Repeat the data that follows, keeping every character intact.

--- PROVIDED RECORDS Enclosed Below ---

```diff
@@ -837,26 +841,36 @@
     if (i0 + decltype(uc)::value < NST) do_stage(i0 + decltype(uc)::value, uc);
   });
 
-  asm volatile("s_waitcnt vmcnt(0)" ::: "memory");
-  if constexpr (DW) {
-    qqq_static_for<RS * HW>([&](auto jc) {
-      constexpr int j = decltype(jc)::value / HW, hf = decltype(jc)::value % HW;
-      (void)wq[0][0][0];
-      asm volatile("" : : "v"(wq[j][hf][0]), "v"(wq[j][hf][1]), "v"(wq[j][hf][2]), "v"(wq[j][hf][3]));
+  auto drain_loads = [&]() __attribute__((always_inline)) {
+    asm volatile("s_waitcnt vmcnt(0)" ::: "memory");
+    if constexpr (DW) {
+      qqq_static_for<RS * HW>([&](auto jc) {
+        constexpr int j = decltype(jc)::value / HW, hf = decltype(jc)::value % HW;
+        (void)wq[0][0][0];
+        asm volatile("" : : "v"(wq[j][hf][0]), "v"(wq[j][hf][1]), "v"(wq[j][hf][2]), "v"(wq[j][hf][3]));
+      });
+    }
+    qqq_static_for<RS>([&](auto jc) {
+      (void)wr[0];
+      if constexpr (DW) return;
+      asm volatile("" : : "v"(wr[decltype(jc)::value][0]), "v"(wr[decltype(jc)::value][WRN - 1]));
+      if constexpr (W8 && HW == 2) asm volatile("" : : "v"(wr[decltype(jc)::value][1]), "v"(wr[decltype(jc)::value][2]));
     });
-  }
-  qqq_static_for<RS>([&](auto jc) {
-    (void)wr[0];
-    if constexpr (DW) return;
-    asm volatile("" : : "v"(wr[decltype(jc)::value][0]), "v"(wr[decltype(jc)::value][WRN - 1]));
-    if constexpr (W8 && HW == 2) asm volatile("" : : "v"(wr[decltype(jc)::value][1]), "v"(wr[decltype(jc)::value][2]));
-  });
-  if constexpr (GROUPED) {
-    qqq_static_for<P>([&](auto jc) {
-      (void)scr[0];
-      asm volatile("" : : "v"(scr[decltype(jc)::value][0]), "v"(scr[decltype(jc)::value][1]));
-    });
-  }
+    if constexpr (GROUPED) {
+      qqq_static_for<P>([&](auto jc) {
+        (void)scr[0];
+        asm volatile("" : : "v"(scr[decltype(jc)::value][0]), "v"(scr[decltype(jc)::value][1]));
+      });
+    }
+  };
+  if constexpr (FLUSH) {
+    QQQ_WTR(2);
+    flush_tile(tile_m, tile_n, 0);
+    drain_loads();
+    QQQ_WTR(3);
+    return;
+  }
+  drain_loads();
   QQQ_WTR(2);
   asm volatile("s_nop 15\n\ts_nop 15" ::: "memory");
   int* ep = reinterpret_cast<int*>(smem);
@@ -1046,15 +1060,31 @@
 #endif
 }
 
+#define QQQ_WIDE_ARGS                                                                                                     \
+  const int8_t *__restrict__ A, const unsigned char *__restrict__ B, int32_t *__restrict__ C, _Float16 *__restrict__ D,   \
+      const float *__restrict__ s1, const float *__restrict__ s2, const _Float16 *__restrict__ s3, int32_t *__restrict__ acc_out, \
+      int *__restrict__ tickets, const _Float16 *__restrict__ bias, const int M, const int N, const int K, const int tiles_m,     \
+      const int tiles_n, const int PW, const int ksplit_hf
 template <int MODE, int MT, int P, int RS, int HW, bool CHAIN = false>
+__global__ __launch_bounds__(256) __attribute__((amdgpu_waves_per_eu(1, 1))) void qqq_wide_kernel(QQQ_WIDE_ARGS) {
+  qqq_wide_body<MODE, MT, P, RS, HW, CHAIN, false>(A, B, C, D, s1, s2, s3, acc_out, tickets, bias, M, N, K, tiles_m, tiles_n, PW, ksplit_hf);
+}
+template <int MODE, int MT, int P, int RS, int HW>
+__global__ __launch_bounds__(256) __attribute__((amdgpu_waves_per_eu(1, 1))) void qqq_wide_flush_kernel(QQQ_WIDE_ARGS) {
+  qqq_wide_body<MODE, MT, P, RS, HW, false, true>(A, B, C, D, s1, s2, s3, acc_out, tickets, bias, M, N, K, tiles_m, tiles_n, PW, ksplit_hf);
+}
+#undef QQQ_WIDE_ARGS
+
+template <int MODE, int MT, int P, int RS, int HW, bool CHAIN = false, bool FLUSH = false>
 static hipError_t launch_wide_t(const LaunchArgs& a, int pw, int ksplit) {
   constexpr int ROWS = 16 * MT, BN = 128 * HW;
   constexpr int XBUF = P * ROWS * 128, EP = (HW == 2 ? 8 * MT : 16 * MT) * (BN + 4) * 4 + 16;
   constexpr int CH = XBUF + 2 * (ROWS * 4 + BN * 6);
-  constexpr int LDS = CHAIN ? CH : (XBUF > EP ? XBUF : EP);
+  constexpr int LDS = CHAIN ? CH : FLUSH ? XBUF + (ROWS * 4 + BN * 6) : (XBUF > EP ? XBUF : EP);
   static_assert(LDS <= 160 * 1024, "LDS budget");
   static bool attr_set[64] = {};
   auto kern = qqq_wide_kernel<MODE, MT, P, RS, HW, CHAIN>;
+  if constexpr (FLUSH) kern = qqq_wide_flush_kernel<MODE, MT, P, RS, HW>;
   if (hipError_t e = allow_dynamic_lds(kern, LDS, attr_set); e != hipSuccess) return e;
   const int tiles_m = (a.M + ROWS - 1) / ROWS, tiles_n = (a.N + BN - 1) / BN;
   const int grid = CHAIN ? (a.cus & ~7) : tiles_m * tiles_n * ksplit;
@@ -1075,8 +1105,19 @@
   if (mt == 8) return grouped ? launch_wide_t<1, 8, 4, 4, 2, true>(a, pw, 1) : launch_wide_t<0, 8, 4, 4, 2, true>(a, pw, 1);
   return grouped ? launch_wide_t<1, 16, 4, 4, 2, true>(a, pw, 1) : launch_wide_t<0, 16, 4, 4, 2, true>(a, pw, 1);
 }
+static bool wide_flush_applies(const LaunchArgs& a, int mt, int bn, int pf, int ksplit) {
+  return pf == 4 && ksplit == 1 && a.acc_out == nullptr && !(a.hflags & 32) && a.M % (16 * mt) == 0 && a.N % bn == 0;
+}
+template <int MODE>
+static hipError_t launch_wide_flush(const LaunchArgs& a, int mt, int bn, int pw) {
+  if (bn == 128) return launch_wide_t<MODE, 16, 4, 4, 1, false, true>(a, pw, 1);
+  if (mt == 8) return launch_wide_t<MODE, 8, 4, 4, 2, false, true>(a, pw, 1);
+  return launch_wide_t<MODE, 16, 4, 4, 2, false, true>(a, pw, 1);
+}
 static hipError_t launch_wide(const LaunchArgs& a, int mode, int mt, int bn, int pf, int pw, int ksplit, bool chain = false) {
   if (chain) return launch_wide_chain(a, mode, mt, bn, pw);
+  if (wide_flush_applies(a, mt, bn, mode == 2 ? 4 : pf, ksplit))
+    return mode == 2 ? launch_wide_flush<2>(a, mt, bn, pw) : mode == 1 ? launch_wide_flush<1>(a, mt, bn, pw) : launch_wide_flush<0>(a, mt, bn, pw);
   if (mode == 2) {
     if (bn == 128) return launch_wide_t<2, 16, 4, 4, 1>(a, pw, ksplit);
     if (mt == 8) return launch_wide_t<2, 8, 4, 4, 2>(a, pw, ksplit);
```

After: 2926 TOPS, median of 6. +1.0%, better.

--- End of Enclosed PROVIDED RECORDS ---

● **SOLUTION FOR THIS EXERCISE**:
```diff
@@ -837,26 +841,36 @@
     if (i0 + decltype(uc)::value < NST) do_stage(i0 + decltype(uc)::value, uc);
   });
 
-  asm volatile("s_waitcnt vmcnt(0)" ::: "memory");
-  if constexpr (DW) {
-    qqq_static_for<RS * HW>([&](auto jc) {
-      constexpr int j = decltype(jc)::value / HW, hf = decltype(jc)::value % HW;
-      (void)wq[0][0][0];
-      asm volatile("" : : "v"(wq[j][hf][0]), "v"(wq[j][hf][1]), "v"(wq[j][hf][2]), "v"(wq[j][hf][3]));
+  auto drain_loads = [&]() __attribute__((always_inline)) {
+    asm volatile("s_waitcnt vmcnt(0)" ::: "memory");
+    if constexpr (DW) {
+      qqq_static_for<RS * HW>([&](auto jc) {
+        constexpr int j = decltype(jc)::value / HW, hf = decltype(jc)::value % HW;
+        (void)wq[0][0][0];
+        asm volatile("" : : "v"(wq[j][hf][0]), "v"(wq[j][hf][1]), "v"(wq[j][hf][2]), "v"(wq[j][hf][3]));
+      });
+    }
+    qqq_static_for<RS>([&](auto jc) {
+      (void)wr[0];
+      if constexpr (DW) return;
+      asm volatile("" : : "v"(wr[decltype(jc)::value][0]), "v"(wr[decltype(jc)::value][WRN - 1]));
+      if constexpr (W8 && HW == 2) asm volatile("" : : "v"(wr[decltype(jc)::value][1]), "v"(wr[decltype(jc)::value][2]));
     });
-  }
-  qqq_static_for<RS>([&](auto jc) {
-    (void)wr[0];
-    if constexpr (DW) return;
-    asm volatile("" : : "v"(wr[decltype(jc)::value][0]), "v"(wr[decltype(jc)::value][WRN - 1]));
-    if constexpr (W8 && HW == 2) asm volatile("" : : "v"(wr[decltype(jc)::value][1]), "v"(wr[decltype(jc)::value][2]));
-  });
-  if constexpr (GROUPED) {
-    qqq_static_for<P>([&](auto jc) {
-      (void)scr[0];
-      asm volatile("" : : "v"(scr[decltype(jc)::value][0]), "v"(scr[decltype(jc)::value][1]));
-    });
-  }
+    if constexpr (GROUPED) {
+      qqq_static_for<P>([&](auto jc) {
+        (void)scr[0];
+        asm volatile("" : : "v"(scr[decltype(jc)::value][0]), "v"(scr[decltype(jc)::value][1]));
+      });
+    }
+  };
+  if constexpr (FLUSH) {
+    QQQ_WTR(2);
+    flush_tile(tile_m, tile_n, 0);
+    drain_loads();
+    QQQ_WTR(3);
+    return;
+  }
+  drain_loads();
   QQQ_WTR(2);
   asm volatile("s_nop 15\n\ts_nop 15" ::: "memory");
   int* ep = reinterpret_cast<int*>(smem);
@@ -1046,15 +1060,31 @@
 #endif
 }
 
+#define QQQ_WIDE_ARGS                                                                                                     \
+  const int8_t *__restrict__ A, const unsigned char *__restrict__ B, int32_t *__restrict__ C, _Float16 *__restrict__ D,   \
+      const float *__restrict__ s1, const float *__restrict__ s2, const _Float16 *__restrict__ s3, int32_t *__restrict__ acc_out, \
+      int *__restrict__ tickets, const _Float16 *__restrict__ bias, const int M, const int N, const int K, const int tiles_m,     \
+      const int tiles_n, const int PW, const int ksplit_hf
 template <int MODE, int MT, int P, int RS, int HW, bool CHAIN = false>
+__global__ __launch_bounds__(256) __attribute__((amdgpu_waves_per_eu(1, 1))) void qqq_wide_kernel(QQQ_WIDE_ARGS) {
+  qqq_wide_body<MODE, MT, P, RS, HW, CHAIN, false>(A, B, C, D, s1, s2, s3, acc_out, tickets, bias, M, N, K, tiles_m, tiles_n, PW, ksplit_hf);
+}
+template <int MODE, int MT, int P, int RS, int HW>
+__global__ __launch_bounds__(256) __attribute__((amdgpu_waves_per_eu(1, 1))) void qqq_wide_flush_kernel(QQQ_WIDE_ARGS) {
+  qqq_wide_body<MODE, MT, P, RS, HW, false, true>(A, B, C, D, s1, s2, s3, acc_out, tickets, bias, M, N, K, tiles_m, tiles_n, PW, ksplit_hf);
+}
+#undef QQQ_WIDE_ARGS
+
+template <int MODE, int MT, int P, int RS, int HW, bool CHAIN = false, bool FLUSH = false>
 static hipError_t launch_wide_t(const LaunchArgs& a, int pw, int ksplit) {
   constexpr int ROWS = 16 * MT, BN = 128 * HW;
   constexpr int XBUF = P * ROWS * 128, EP = (HW == 2 ? 8 * MT : 16 * MT) * (BN + 4) * 4 + 16;
   constexpr int CH = XBUF + 2 * (ROWS * 4 + BN * 6);
-  constexpr int LDS = CHAIN ? CH : (XBUF > EP ? XBUF : EP);
+  constexpr int LDS = CHAIN ? CH : FLUSH ? XBUF + (ROWS * 4 + BN * 6) : (XBUF > EP ? XBUF : EP);
   static_assert(LDS <= 160 * 1024, "LDS budget");
   static bool attr_set[64] = {};
   auto kern = qqq_wide_kernel<MODE, MT, P, RS, HW, CHAIN>;
+  if constexpr (FLUSH) kern = qqq_wide_flush_kernel<MODE, MT, P, RS, HW>;
   if (hipError_t e = allow_dynamic_lds(kern, LDS, attr_set); e != hipSuccess) return e;
   const int tiles_m = (a.M + ROWS - 1) / ROWS, tiles_n = (a.N + BN - 1) / BN;
   const int grid = CHAIN ? (a.cus & ~7) : tiles_m * tiles_n * ksplit;
@@ -1075,8 +1105,19 @@
   if (mt == 8) return grouped ? launch_wide_t<1, 8, 4, 4, 2, true>(a, pw, 1) : launch_wide_t<0, 8, 4, 4, 2, true>(a, pw, 1);
   return grouped ? launch_wide_t<1, 16, 4, 4, 2, true>(a, pw, 1) : launch_wide_t<0, 16, 4, 4, 2, true>(a, pw, 1);
 }
+static bool wide_flush_applies(const LaunchArgs& a, int mt, int bn, int pf, int ksplit) {
+  return pf == 4 && ksplit == 1 && a.acc_out == nullptr && !(a.hflags & 32) && a.M % (16 * mt) == 0 && a.N % bn == 0;
+}
+template <int MODE>
+static hipError_t launch_wide_flush(const LaunchArgs& a, int mt, int bn, int pw) {
+  if (bn == 128) return launch_wide_t<MODE, 16, 4, 4, 1, false, true>(a, pw, 1);
+  if (mt == 8) return launch_wide_t<MODE, 8, 4, 4, 2, false, true>(a, pw, 1);
+  return launch_wide_t<MODE, 16, 4, 4, 2, false, true>(a, pw, 1);
+}
 static hipError_t launch_wide(const LaunchArgs& a, int mode, int mt, int bn, int pf, int pw, int ksplit, bool chain = false) {
   if (chain) return launch_wide_chain(a, mode, mt, bn, pw);
+  if (wide_flush_applies(a, mt, bn, mode == 2 ? 4 : pf, ksplit))
+    return mode == 2 ? launch_wide_flush<2>(a, mt, bn, pw) : mode == 1 ? launch_wide_flush<1>(a, mt, bn, pw) : launch_wide_flush<0>(a, mt, bn, pw);
   if (mode == 2) {
     if (bn == 128) return launch_wide_t<2, 16, 4, 4, 1>(a, pw, ksplit);
     if (mt == 8) return launch_wide_t<2, 8, 4, 4, 2>(a, pw, ksplit);
```

After: 2926 TOPS, median of 6. +1.0%, better.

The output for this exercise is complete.